La création de ce « maillon intermédiaire » s'appuie sur la littérature scientifique, qui indique que plus une personne reste longtemps sans consommer de drogue et a l'occasion de s'exercer à la sobriété, plus elle a de chances d'adopter un mode de vie sobre et durable.
C'est également une question de bon sens financier pour nos contribuables. Le centre résidentiel à haute intensité de prise en charge est le maillon le plus coûteux du système de soins. Traiter une personne pendant 14 à 17 jours dans ce centre, la renvoyer dans la communauté, la voir rechuter rapidement et la voir revenir dans ce même centre : ce cycle sans fin coûte très cher au contribuable. D'un point de vue financier, il est bien plus judicieux de maintenir les personnes plus longtemps dans le système de soins, où leurs chances de rester sobres augmentent et où le coût pour le contribuable est moindre.
Il faut également tenir compte du fait que, dans le cadre de notre système actuel, certaines de ces personnes font une rechute, se retrouvent sans domicile fixe et finissent par séjourner dans des hôtels ou des centres d'hébergement, ce qui représente un coût élevé. D'autres sombrent dans la délinquance, au détriment de la sécurité publique et avec des répercussions financières.

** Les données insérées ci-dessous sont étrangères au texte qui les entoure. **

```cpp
long long omnipq_gemm_nt_stats_workspace_floats(int M, int N);
int omnipq_gemm_nt_e16_stats(int M, int N, int K, const void *A, int lda, const void *B, int ldb, void *C,
                              int ldc, const float *bias, double *sums, float *workspace, const omnipq_row_plan *plan, void *stream);

int omnipq_gemm_nt_e16_bnbwd(int M, int N, int K, const void *A, int lda, const void *B, int ldb, void *C,
                              int ldc, const void *Y, const float *a, const float *b, const float *mean,
                              const float *invstd, double *sums, float *workspace, const omnipq_row_plan *plan, void *stream);

int omnipq_sa_xyz_moments(long long P, const void *X0, int ldx, double *mom, const omnipq_row_plan *plan, void *stream);
int omnipq_sa_xyz_stats(int C, const void *W0, int ldw0, const double *mom, double *sums, void *stream);
int omnipq_gemm_nt_e16_xyz_bnaffine(int M, int N, int K, const void *X0, int ldx, const void *W0, int ldw0,
                                     const double *fin_sums, double count, const float *gamma, const float *beta,
                                     float eps, float momentum, float *running_mean, float *running_var, float *a_out,
                                     float *b_out, float *mean_out, float *invstd_out, const void *B, int ldb, void *C,
                                     int ldc, double *sums, float *workspace, const omnipq_row_plan *plan, void *stream);
long long omnipq_gemm_nt_xyz_workspace_floats(int M, int N);
int omnipq_gemm_nt_e16_xyz_bnbwd(int M, int N, int K, const void *A, int lda, const void *B, int ldb, const void *X0,
                                  int ldx, const void *W0, int ldw0, const float *a, const float *b, const float *mean,
                                  const float *invstd, double *sums5, float *workspace, const omnipq_row_plan *plan, void *stream);
int omnipq_gemm_tn_e16_xyz_affine(int M, int N, int P, const void *A, int lda, const void *X0, int ldx, const void *W0,
                                   int ldw0, const float *ba, const float *bb, float *C, float *workspace, const omnipq_row_plan *plan, void *stream);
int omnipq_sa_xyz_bwd(int C, const void *W0, int ldw0, const double *mom, const double *sums5, const float *a,
                      const float *mean, const float *invstd, double inv_count, float *dW, void *stream);

int omnipq_colstats(long long P, int C, const void *Y, double *sums, void *stream);
int omnipq_colstats_z(long long P, int C, const void *Y, double *sums, void *stream);
// ... 105 lines not shown
```

### omni-pq_amd/csrc/gemm_bf16.hip

```cpp
#include <atomic>
#include <type_traits>

#include "common.h"

namespace omnipq {

typedef float f32x16 __attribute__((ext_vector_type(16)));
typedef float f32x4 __attribute__((ext_vector_type(4)));

constexpr int GBM = 128, GBN = 128, GBK = 32;
constexpr int GPITCH = 40;

struct GemmArgs {
  int M, N, K;
  int lda, ldb, ldc;
  int k_chunk;
  int m_tiles, n_tiles;
  int relu = 0;
  unsigned drop_thresh = 0, drop_salt = 0;
  float drop_keep_inv = 1.f;
  const unsigned long long *drop_seed = nullptr;
  const int *rows_dev = nullptr;
  const unsigned char *row_w = nullptr;
  int no_store = 0;
};
#ifndef OMNIPQ_DZ_WGS
#define OMNIPQ_DZ_WGS 3
#endif

__device__ __forceinline__ uint4 ldg16(const e16_t *p) { return *reinterpret_cast<const uint4 *>(p); }

#ifdef OMNIPQ_NT_TRACE
__device__ long long g_nt_trace[4096 * 8];
__device__ long long g_nt_real[4096 * 2];
__device__ __forceinline__ long long nt_now() {
  long long t;
  asm volatile("s_waitcnt vmcnt(0) lgkmcnt(0)\n\ts_memtime %0\n\ts_waitcnt lgkmcnt(0)" : "=s"(t) : : "memory");
  return t;
}
#define NT_STAMP(slot)                                                                    \
  {                                                                                       \
    const long long now_ = nt_now();                                                      \
    if (threadIdx.x == 0 && blockIdx.x < 4096) g_nt_trace[blockIdx.x * 8 + (slot)] = now_; \
    if ((slot) == 0 || (slot) == 7) {                                                     \
      const long long real_ = (long long)__builtin_amdgcn_s_memrealtime();                \
      if (threadIdx.x == 0 && blockIdx.x < 4096) g_nt_real[blockIdx.x * 2 + ((slot) == 7)] = real_; \
    }                                                                                     \
  }
#else
#define NT_STAMP(slot)
#endif

struct BnBwdEpilogue {
  const e16_t *Y;
  const float *a, *b, *mean, *invstd;
};
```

Le fait est qu'une personne dont le rétablissement est stable a beaucoup plus de chances de trouver et de conserver un emploi, ainsi que de se loger de manière permanente.
Il a fallu plus d'un an à notre groupe, mais nous avons réussi à convaincre l'administration Scott d'inclure le financement de ce « maillon intermédiaire » dans le projet de budget du gouverneur. L'administration a donné suite à notre demande en proposant une enveloppe de 1,5 million de dollars, qui permettra de créer 15 places.

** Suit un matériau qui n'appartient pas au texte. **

# OpenDriveLab/ViDAR

Measured on AMD Instinct MI355X. Metric: train samples/sec (6-cam->BEV step), higher is better.
Workload: dtype f32

## Files before the change

include/vidar_hip.h:

```cpp
#ifndef VIDAR_HIP_H_
#define VIDAR_HIP_H_

#include <stddef.h>
#include <stdint.h>

#ifdef __cplusplus
extern "C" {
#endif

#define VIDAR_ERR_BAD_ARG (-22)

int vidar_abi_version(void);
int vidar_marker(int id, void* stream);

int vidar_set_deterministic(int on);
int vidar_get_deterministic(void);

int vidar_dvr_max_d(void);

int vidar_dvr_render_forward_f32(const float* sigma, const float* origin, const float* points,
                                 const float* tindex, float* pred_dist ,
                                 float* gt_dist , int N, int M, int T, int TO, int Z, int Y,
                                 int X, int train_phase, void* stream);

int vidar_dvr_render_f32(const float* sigma, const float* origin, const float* points,
                         const float* tindex, float* pred_dist, float* gt_dist, float* grad_sigma,
                         int N, int M, int T, int TO, int Z, int Y, int X, int loss_type,
                         void* stream);

int vidar_dvr_init_f32(const float* points, const float* tindex, float* occupancy, int N, int M,
                       int T, int Z, int Y, int X, void* stream);

int vidar_dvxlr_max_d(void);


int vidar_dvr_set_sort_min_waves(int min_waves);
int vidar_dvr_set_traversal(int mode);
int vidar_dvxlr_set_pad_mode(int mode);

int vidar_dvxlr_render_f32(const float* sigma, const float* origin, const float* points,
                           const float* tindex, float* pred_dist, float* gt_dist, float* dd_dsigma,
                           float* indices, int N, int M, int T, int TO, int Z, int Y, int X,
                           void* stream);

size_t vidar_dvxlr_get_grad_sigma_workspace_bytes(int N, int T, int Z, int Y, int X, int volumes );
int vidar_dvxlr_get_grad_sigma_f32(const float* elementwise_mult ,
                                   const float* indices , const float* tindex,
                                   float* grad_sigma , int N, int M, int L, int T,
                                   int Z, int Y, int X, void* workspace, size_t workspace_bytes,
                                   void* stream);

int vidar_dvxlr2_render_f32(const float* sigma, const float* origin, const float* points,
                            const float* tindex, const float* sigma_regul, float* pred_dist,
                            float* gt_dist, float* dd_dsigma, float* indices, float* ray_pred,
                            float* indicator, int N, int M, int T, int TO, int Z, int Y, int X,
                            void* stream);

int vidar_dvxlr2_get_grad_sigma_f32(const float* elementwise_mult, const float* indices,
                                    const float* tindex, const float* indicator,
                                    const float* grad_ray_pred, float* grad_sigma,
                                    float* grad_sigma_regul, int N, int M, int L, int T, int Z, int Y,
                                    int X, void* workspace, size_t workspace_bytes, void* stream);
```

C'est désormais à l'Assemblée législative du Vermont de décider s'il convient ou non de donner suite à ce projet, et je l'exhorte vivement à le faire. Il serait tout simplement tragique de retirer ces fonds du budget pour les affecter à d'autres fins. Nous ne pouvons pas attendre un autre exercice biennal pour nous attaquer à ce problème. Des personnes meurent actuellement d’overdoses de fentanyl et de xylazine. Nous devons nous mettre à la page sur le plan scientifique et suivre l’exemple des autres États. Il n’y a pas si longtemps, le Vermont faisait figure de référence nationale en matière de traitement médicalement assisté et de modèle « hub-and-spoke » pour le traitement de la dépendance à l’héroïne. Mais les temps ont changé : face à des drogues bien plus dangereuses, une approche différente s’impose.
Je demande à l'Assemblée législative du Vermont de faire ce qu'il faut et d'adopter la proposition du gouvernement. Cela n'a rien à voir avec les clivages politiques entre la gauche et la droite. Il s'agit d'une question de science et d'économies , et, surtout, sauver des vies.
Cordialement
Mark Redmond Directeur général de l'




Excellent, très bien formulé. En tant que Vermontais, j'approuve.